O semanario Zambeze esta semana publicou um artigo interessante de Paulo Muxanga, que com a devida venia, passamo-lo neste espaco:
Biocombustíveis em Moçambique: a salvação ou o ópio do Povo do Século XXI?
Paulo Muxanga[1]
“A coisa importante é não parar de questionar”- Albert Einstein
De há pouco mais de um ano para cá temos sido fustigados por um intenso discurso político anunciando o milagre dos chamados combustíveis verdes ou simplesmente biocombustíveis. A classe política nacional, sobretudo aquela ligada ao governo, tem estado a difundir de forma entusiástica a descoberta da fórmula mágica visando fazer face aos elevadíssimos preços do ouro negro (petróleo) nos mercados internacionais, isto é, a produção nacional de biocombustíveis, vista como alternativa aos asfixiantes preços deste combustível fóssil, bem como fonte de solução para um gravíssimo problema que afecta parte significativa da população economicamente activa do país, o desemprego.
Entretanto, este quadro cor-de-rosa, que os governantes nacionais oferecem como prenda ao povo moçambicano, parece não corresponder à realidade. Pelo contrário, a indicação é de que estamos perante uma prenda envenenada, impelindo-nos a indagar se não será este o ópio do povo do terceiro milénio? Senão vejamos, a famosa jatropha, principal bandeira desta campanha toda e uma das matérias-primas dos biocombustíveis, põe em risco a segurança e a soberania alimentares, visto que o seu cultivo pode comprometer a produção de culturas de subsistência, ao concentrar o esforço dos camponeses na produção de uma cultura considerada de rendimento, cujo processo, já na sua fase inicial, começou a evidenciar lacunas graves, como a ausência de mercado reclamada, por exemplo, por um camponês que apostou na produção desta cultura na província de Niassa.
Mas também, como referem alguns estudos, esta cultura empobrece o solo, depois de alguns anos de cultivo. Mas, congratulamo-nos com o facto de saber que o governo decidiu interromper o processo de concessão de terra para cultivo desta planta, de modo a realizar um mapeamento das terras mais recomendáveis, um processo que, por sinal, parece até ter terminado. Há, de facto, a necessidade de sermos programados e planificarmos as nossas políticas e actividades com vista ao desenvolvimento, sob o risco de andarmos a promover a pobreza no lugar de a combater. Por outro lado, é importante alertar aos nossos políticos para o facto de já haver especialistas que põem em causa a “inocência” desta coisa chamada biocombustível.
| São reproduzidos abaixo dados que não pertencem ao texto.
template <bool KX>
__device__ __forceinline__ void group_firsts_lds(const uint4* __restrict__ s_tab, uint32_t g, uint32_t P0,
                                                 uint32_t P1, uint32_t P2, uint32_t P3, uint32_t nT, bool digit,
                                                 uint32_t& rm, uint32_t& rx) {
  const uint4* q = s_tab + g * (GROUP_DWORDS / 4);
  uint32_t bm = 0xFFFFFFFFu, bx = 0xFFFFFFFFu;
  if constexpr (!KX) {
    constexpr int PLX = 4;
    static_assert(PLANE_X == PLX, "X follows the four code planes");
    auto half = [&](auto hc) -> uint32_t {
      constexpr int hh = decltype(hc)::value;
      uint32_t pl[PLX + 1][4];
#pragma unroll
      for (int k = 0; k <= PLX; ++k) {
        const uint4 v = q[2 * k + hh];
        pl[k][0] = v.x; pl[k][1] = v.y; pl[k][2] = v.z; pl[k][3] = v.w;
      }
      uint32_t t[4];
#pragma unroll
      for (int c = 0; c < 4; ++c) {
        uint32_t u = __builtin_amdgcn_bitop3_b32(pl[PLX][c], nT, nT, 0xc0);
        u = bop3_or_xor(u, pl[0][c], P0);
        u = bop3_or_xor(u, pl[1][c], P1);
        u = bop3_or_xor(u, pl[2][c], P2);
        u = __builtin_amdgcn_bitop3_b32(u, pl[3][c], P3, 0x09);
        t[c] = lowbit(u);
        if (c + 4 * hh != 0) t[c] |= (uint32_t)(32 * (c + 4 * hh));
      }
      return umin(umin(t[0], t[1]), umin(t[2], t[3]));
    };
    bm = half(std::integral_constant<int, 0>{});
    if (__ballot(digit && bm == 0xFFFFFFFFu) != 0) bm = umin(bm, half(std::integral_constant<int, 1>{}));
    rm = bm < GROUP_NODES ? g * GROUP_NODES + bm : NOFIT;
    return;
  }
#pragma unroll 1
  for (int hh = 0; hh < 2; ++hh) {
    uint32_t pl[PLANE_N][4];
#pragma unroll
    for (int k = 0; k < PLANE_N; ++k) {
      const uint4 v = q[2 * k + hh];
      pl[k][0] = v.x; pl[k][1] = v.y; pl[k][2] = v.z; pl[k][3] = v.w;
    }
#pragma unroll
    for (int c = 0; c < 4; ++c) {
      const uint32_t fe = ~(pl[PLANE_X][c] & nT) & pl[PLANE_V][c];
      const uint32_t dm = (pl[0][c] ^ P0) | (pl[1][c] ^ P1) | (pl[2][c] ^ P2) | (pl[3][c] ^ P3);
      const uint32_t off = (uint32_t)(32 * (c + 4 * hh));
      bm = umin(bm, lowbit(~dm & fe) | off);
      if constexpr (KX) bx = umin(bx, lowbit(dm & fe) | off);
    }
    if (hh == 0 && __ballot((digit && bm == 0xFFFFFFFFu) || (KX && bx == 0xFFFFFFFFu)) == 0) break;
  }
  rm = bm < GROUP_NODES ? g * GROUP_NODES + bm : NOFIT;
  if constexpr (KX) rx = bx < GROUP_NODES ? g * GROUP_NODES + bx : NOFIT;
}
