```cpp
static int launch_step(cz_handle h, const StepCall &call) {
    if ((h->P.auto_reset & 2) && h->spawn_layouts != h->n_layouts)
        return fail(h, "despawn / respawn is on, but the layout pool was reloaded since cz_set_spawn (now %d layouts): call cz_set_spawn "
                       "again (it maps every layout to the level whose spawn areas it uses)", h->n_layouts);
    const hipStream_t stream = h->stream;
    const bool fused = call.fused;
    Params P;
    ObsForm form;
    if (const char *refused = resolve_step(h, call, P, form)) return fail(h, "%s", refused);
    const bool f32 = form == OBS_F32;
    const size_t obs_bytes = (size_t)P.N * P.A * P.F * (f32 ? 4 : 8);
    if (!fused) P.wt = obs_bytes > ((size_t)224 << 20) ? 2 : P.N <= 10240 ? 1 : 0;
    else P.wt = (obs_bytes > ((size_t)224 << 20) && (size_t)P.F * (f32 ? 4 : 8) >= 4096) ? 2 : 0;
    if (h->wt_override >= 0) P.wt = h->wt_override;
    if (!fused) {
        if (!P.rewards) P.rewards = (double *)h->d_dump;
        if (!P.term) P.term = (uint8_t *)h->d_dump;
        if (!P.trunc) P.trunc = (uint8_t *)h->d_dump;
    }
#ifdef CZ_TIMELINE
    P.timeline = (h->tl_base && h->tl_cap > 0) ? h->tl_base + (size_t)(h->tl_count++ % h->tl_cap) * (size_t)P.N * 2 : nullptr;
#endif
    hipEvent_t e0 = nullptr, e1 = nullptr;
    if (h->ktime && caller_capturing(h)) return fail(h, "kernel timing (cz_kernel_time_reset) cannot run inside a stream capture of the caller");
    if (h->ktime) {
        while (h->kev.size() < h->kev_used + 2) {
            hipEvent_t e;
            HIPCHK(h, hipEventCreate(&e));
            h->kev.push_back(e);
        }
        e0 = h->kev[h->kev_used]; e1 = h->kev[h->kev_used + 1];
        h->kev_used += 2;
        HIPCHK(h, hipEventRecord(e0, stream));
    }
    StepChoice choice;
    const hipError_t chosen = choose_step(h, P, fused, form, choice);
    h->last_step_lean = choice.lean ? 1 : 0;
    h->last_step_mode = choice.mode;
    h->last_step_variant = !choice.lean ? -1 : choice.cfg < 0 ? 0 : (0x100 | P.R | (P.end_all << 4) | (P.walk_touches << 5));
    HIPCHK(h, chosen);
    HIPCHK(h, h->kl.step(P, stream, choice));
    if (h->ktime) HIPCHK(h, hipEventRecord(e1, stream));
    return 0;
}
extern "C" int cz_reset(cz_handle h, int64_t b, int64_t c, const int32_t *layout_ids, const uint8_t *recipe_ids,
                        const uint32_t *pool_words, double *obs) {
    if (ready(h) || check_range(h, b, c)) return 1;
    if (c == 0) return 0;
    if (!layout_ids || !recipe_ids) return fail(h, "cz_reset: null argument");
    HIPCHK(h, hipSetDevice(h->cfg.device_id));
    std::vector<uint32_t> pools((size_t)c, 0u);
    for (int64_t i = 0; i < c; ++i) {
        if (layout_ids[i] < 0 || layout_ids[i] >= h->n_layouts) return fail(h, "cz_reset: layout id %d out of range", layout_ids[i]);
        for (int r = 0; r < h->P.R; ++r)
            if (recipe_ids[i * 4 + r] >= h->n_recipes) return fail(h, "cz_reset: recipe id %d out of range", recipe_ids[i * 4 + r]);
        if (pool_words) {
            uint32_t base = pool_words[i] & 0xFFFFu, count = pool_words[i] >> 16;
            if (count && (int)(base + count) > h->n_layouts) return fail(h, "cz_reset: layout pool slice [%u,%u) out of range", base, base + count);
            pools[(size_t)i] = pool_words[i];
        }
    }
    int32_t *const d_lay = h->d_reset_words;
// ... 356 lines not shown
extern "C" int64_t cz_partner_bad_recipes(cz_handle h) {
    if (!h || !h->d_partner) return h ? 0 : -1;
    return read_counter<unsigned long long>(h, partner_counter(h), "cz_partner_bad_recipes");
}
extern "C" int32_t cz_num_actions(cz_handle h) { return h ? (h->P.scheme == 3 ? 5 : 8) : -1; }
extern "C" int cz_action_effects_device(cz_handle h, int64_t b, int64_t c, uint32_t agents, uint32_t ignore, uint8_t *d_mask, uint8_t *d_effects) {
    if (begin_ranged_call(h, b, c)) return 1;
    if (agents == 0 || agents >> h->P.A) return fail(h, "cz_action_effects_device: agents is 0x%x, not a non-empty set of the %d agents", agents, h->P.A);
    if (ignore & ~FX_ALL) return fail(h, "cz_action_effects_device: unknown ignore bits 0x%x", ignore & ~FX_ALL);
    if (!d_mask && !d_effects) return fail(h, "cz_action_effects_device: both output pointers are null");
    if (c == 0) return 0;
    if (set_device(h)) return 1;
    HIPCHK(h, h->kl.action_effects(h->P, h->stream, (int)c, EffectsArgs{b, agents, ignore, d_mask, d_effects}));
    return 0;
}
extern "C" int cz_obs_table_f32(cz_handle h, float *table) {
    if (!h || !table) return fail(h, "cz_obs_table_f32: null argument");
    for (int i = 0; i < LUT_SIZE; ++i) table[i] = (float)h->obs_table[i];
    return 0;
}
extern "C" int32_t cz_diag_last_step_lean(cz_handle h) { return h ? h->last_step_lean : -1; }
extern "C" int32_t cz_diag_last_step_mode(cz_handle h) { return h ? h->last_step_mode : -1; }
extern "C" int32_t cz_diag_last_step_variant(cz_handle h) { return h ? h->last_step_variant : -1; }
extern "C" int32_t cz_diag_instance(cz_handle h) { return h ? h->instance : -1; }
extern "C" int cz_diag_read_layout_pool(cz_handle h, int32_t first, int32_t count, uint32_t *records, uint32_t *desc) {
    if (ready(h)) return 1;
    if (!h->d_lay_init || !h->d_lay_desc) return fail(h, "cz_diag_read_layout_pool: no layout pool loaded");
    if (first < 0 || count < 0 || (int64_t)first + count > h->n_layouts)
        return fail(h, "cz_diag_read_layout_pool: slots [%d, %d) outside the resident pool of %d layouts", first, first + count, h->n_layouts);
    if (count == 0) return 0;
    if (set_device(h)) return 1;
    HIPCHK(h, hipStreamSynchronize(h->stream));
    if (records)
        HIPCHK(h, hipMemcpy(records, h->d_lay_init + (size_t)first * h->P.RW, (size_t)count * h->P.RW * 4, hipMemcpyDeviceToHost));
    if (desc)
        HIPCHK(h, hipMemcpy(desc, h->d_lay_desc + (size_t)first * h->P.F, (size_t)count * h->P.F * 4, hipMemcpyDeviceToHost));
    return 0;
}
extern "C" int cz_obs_table(cz_handle h, double *table) {
    if (!h || !table) return fail(h, "cz_obs_table: null argument");
    memcpy(table, h->obs_table, sizeof h->obs_table);
    return 0;
}
extern "C" const void *cz_obs_table_device(cz_handle h) { return h ? (const void *)h->d_lut : nullptr; }

static bool ring_fusable(cz_handle h, const StepCall &c, int32_t K, int64_t stride);
// ... 593 lines not shown
```

### cooking_zoo_amd/csrc/cz_device.h

```cpp
#pragma once
#include <hip/hip_runtime.h>
#include <stdint.h>
#include <type_traits>

namespace cz {

constexpr int MAX_AGENTS = 4;
constexpr int MAX_NODES = 8;
constexpr int WIDE_NODES = 16;
constexpr int HDR_WORDS = 8;
constexpr int AGENT_WORD0 = HDR_WORDS;
constexpr int RET_WORD0 = HDR_WORDS + MAX_AGENTS;
constexpr int CELL_WORD0 = RET_WORD0 + 2 * MAX_AGENTS;

enum : uint32_t { FLOOR = 0, COUNTER, DELIVERSQUARE, SWITCH, BLOCK, CUTBOARD, BLENDER };
enum : uint32_t { PLATE = 0, ONION, TOMATO, LETTUCE, CARROT, CUCUMBER, BANANA, APPLE, WATERMELON, BREAD };
enum : uint32_t { CELL_TYPE = 7, CELL_READY = 8, CELL_TOGGLE = 16, CELL_ACTIVE = 32, CELL_WALK = 64 };
enum : uint32_t { D_ALIVE = 1u << 24, D_CHOPPED = 2u << 24, D_MASHED = 4u << 24, D_FREE = 8u << 24, D_DONE = 6u << 24 };
enum : uint32_t { COND_NONE = 0, COND_CHOPPED, COND_MASHED, COND_NOT_CHOPPED, COND_NOT_MASHED };
enum : uint32_t { W_T = 0, W_MARKS, W_LAYOUT, W_STATUS, W_EPISODE, W_RECIPES, W_POOL, W_MARKS_HI };
enum : uint32_t { ST_DONE = 1, ST_TERM = 2, ST_TRUNC = 4 };
constexpr int LUT_Y0 = 63, LUT_ZERO = 126, LUT_ONE = 127;
constexpr int LUT_NDONE0 = 128, LUT_CH0 = 132, LUT_MA0 = 136, LUT_CF0 = 140, LUT_OR0 = 144;
enum : uint32_t { SU_EPISODES = 0, SU_STEPS, SU_LENSUM, SU_TRUNC, SU_TERM, SU_COMPLETED0, SU_LAST_LENGTH = 9, SU_LAST_EPISODE, SU_LAST_FLAGS,
// ... 69 lines not shown
static_assert(LEADING_SCALAR_BYTES + sizeof(LeanParams) <= 4 * 64, "the lean argument block: four 64-byte lines with the leading scalars");
#endif
static_assert(LEADING_SCALAR_BYTES + offsetof(LeanParams, obs) + sizeof(double *) == 2 * 64, "the common path's fields end the second line");
struct LeanView : LeanParams {
    uint32_t *state;
    const int32_t *actions;
    const double *lut;
    int32_t N, RW, W, H, D, dyn0_off, dyn1_off;
    static constexpr int32_t wide = 0, wt = 1, T = 1;
    static constexpr uint32_t step0 = 0u;
    static constexpr uint64_t seed = 0u;
    static constexpr uint8_t *codes = nullptr;
    int32_t R, end_all, walk_touches;
    LeanView() = default;
    __host__ __device__ explicit LeanView(const LeanParams &b)
        : LeanParams(b), R((int32_t)(b.settings & 0xFFu)), end_all((int32_t)((b.settings >> 8) & 1u)), walk_touches((int32_t)((b.settings >> 16) & 1u)) {}
};
template <int R_, int END_ALL, int WALK_TOUCHES>
struct LeanViewFixed : LeanView {
    static_assert(R_ >= 1 && R_ <= 4 && (END_ALL | 1) == 1 && (WALK_TOUCHES | 1) == 1, "no such handle");
    static constexpr int32_t R = R_, end_all = END_ALL, walk_touches = WALK_TOUCHES;
    using LeanView::LeanView;
};
template <class PB> using block_of = std::conditional_t<std::is_base_of<LeanParams, PB>::value, LeanParams, Params>;

#ifndef CZ_PRIO
#define CZ_PRIO 1
#endif
#if CZ_PRIO
#define CZ_SETPRIO(p) __builtin_amdgcn_s_setprio(p)
#else
#define CZ_SETPRIO(p) do { } while (0)
#endif
__device__ __forceinline__ uint32_t rfl(uint32_t v) { return __builtin_amdgcn_readfirstlane(v); }
__device__ __forceinline__ uint32_t rdl(uint32_t v, int l) { return __builtin_amdgcn_readlane(v, l); }
__device__ __forceinline__ uint64_t ballot(bool p) { return __builtin_amdgcn_ballot_w64(p); }
__device__ __forceinline__ bool lanes(uint64_t m) { return __builtin_amdgcn_inverse_ballot_w64(m); }
extern "C" __device__ uint32_t __cz_writelane(uint32_t, uint32_t, uint32_t) __asm("llvm.amdgcn.writelane.i32");
__device__ __forceinline__ uint32_t wrl(uint32_t value, int lane, uint32_t into) { return __cz_writelane(value, (uint32_t)lane, into); }

__host__ __device__ inline uint32_t action_hash(uint64_t seed, int64_t env_global, int agent, uint32_t step, uint32_t n) {
    uint32_t x = (uint32_t)seed ^ ((uint32_t)(seed >> 32) * 0x9E3779B1u);
    x ^= (uint32_t)env_global * 0x85EBCA6Bu + (uint32_t)((uint64_t)env_global >> 32) * 0x27D4EB2Fu;
    x ^= ((uint32_t)agent + 1u) * 0xC2B2AE35u;
    x ^= (step + 1u) * 0x165667B1u;
    x ^= x >> 16; x *= 0x7FEB352Du; x ^= x >> 15; x *= 0x846CA68Bu; x ^= x >> 16;
// ... 859 lines not shown
```

### cooking_zoo_amd/csrc/cz_kernels.h

```cpp
#pragma once
#include "cz_device.h"
#include <type_traits>

namespace cz {

#ifdef CZ_PROFILE
#define CZ_STAMP(i)                                                                                    \
    do {                                                                                               \
        unsigned long long _t;                                                                         \
        __builtin_amdgcn_sched_barrier(0);                                                             \
        asm volatile("s_memrealtime %0\n\ts_waitcnt lgkmcnt(0)" : "=s"(_t)::"memory");                 \
        __builtin_amdgcn_sched_barrier(0);                                                             \
        if (lane == 0 && P.stamps) P.stamps[(size_t)env * 16 + (i)] = _t;                               \
    } while (0)
#elif defined(CZ_MARKERS)
#define CZ_STAMP(i) asm volatile("; CZ_MARK " #i)
#else
#define CZ_STAMP(i) do { } while (0)
#endif
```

Há dados recentes que indicam que o combustível produzido a partir do milho, por exemplo, pode ser mais nocivo ao ambiente do que aquele produzido a partir do petróleo, deitando, assim, por terra as teorias que sustentam a tese de que os biocombustíveis são amigos do ambiente. Faz pouco tempo que uma revista cientifica internacional denominada Science reforçou os argumentos acima apresentados ao revelar um estudo que fala de algumas desvantagens na produção das matérias primas para os chamados combustíveis verdes, como, por exemplo, a utilização de grandes quantidades de água, fertilizantes, e ainda a desflorestação para o seu plantio.
Ainda sobre este milagre anunciado, importa aqui indagar se a ideia de que a produção local de biocombustíveis vai ajudar a conter e reduzir a actual tendência de constantes aumentos do preço de combustíveis, em razão de tendência homóloga do preço de petróleo no mercado internacional, não passará de mera retórica política e de um eloquente exercício de ressonância da tendência global de alguns interesses que empurram objectivamente o mundo na direcção destes combustíveis? Será esta a solucao real para o problema moçambicano? Esta ideia do milagre verde pode ser ilusória se considerarmos que o mercado hoje é global e que os capitais são internacionais, particularmente nesta área de combustíveis, dominada por grupos multinacionais organizados em forma de cartéis. O exemplo vem de países produtores de petróleo que não conseguem controlar o preço dos combustíveis, chegando mesmo, alguns, como a Nigéria, a enfrentar manifestações de protesto contra os preços elevados do combustível.
Até porque Moçambique já deu evidências suficientes da existência de uma enorme distancia entre a posse e o usufruto de um recurso. Sendo os casos do gás natural e da electricidade os mais elucidativos. Por um lado, temos o gás natural de Inhambane, made in Mozambique, entretanto, exportado, quase na totalidade para a vizinha e poderosa África do Sul, para depois importarmos o mesmo produto para consumo doméstico, com todas as consequências negativas daí resultantes. Por outro lado, temos a nossa HCB, made in Mozambique, que também exporta muita electricidade para a África do Sul, que, por sua vez, exporta de volta para Moçambique, mantendo, deste modo, uma dependência externa grave em relação a recursos produzidos localmente. Portanto, como se pode facilmente depreender, o milagre verde pode ser o ópio do povo moçambicano.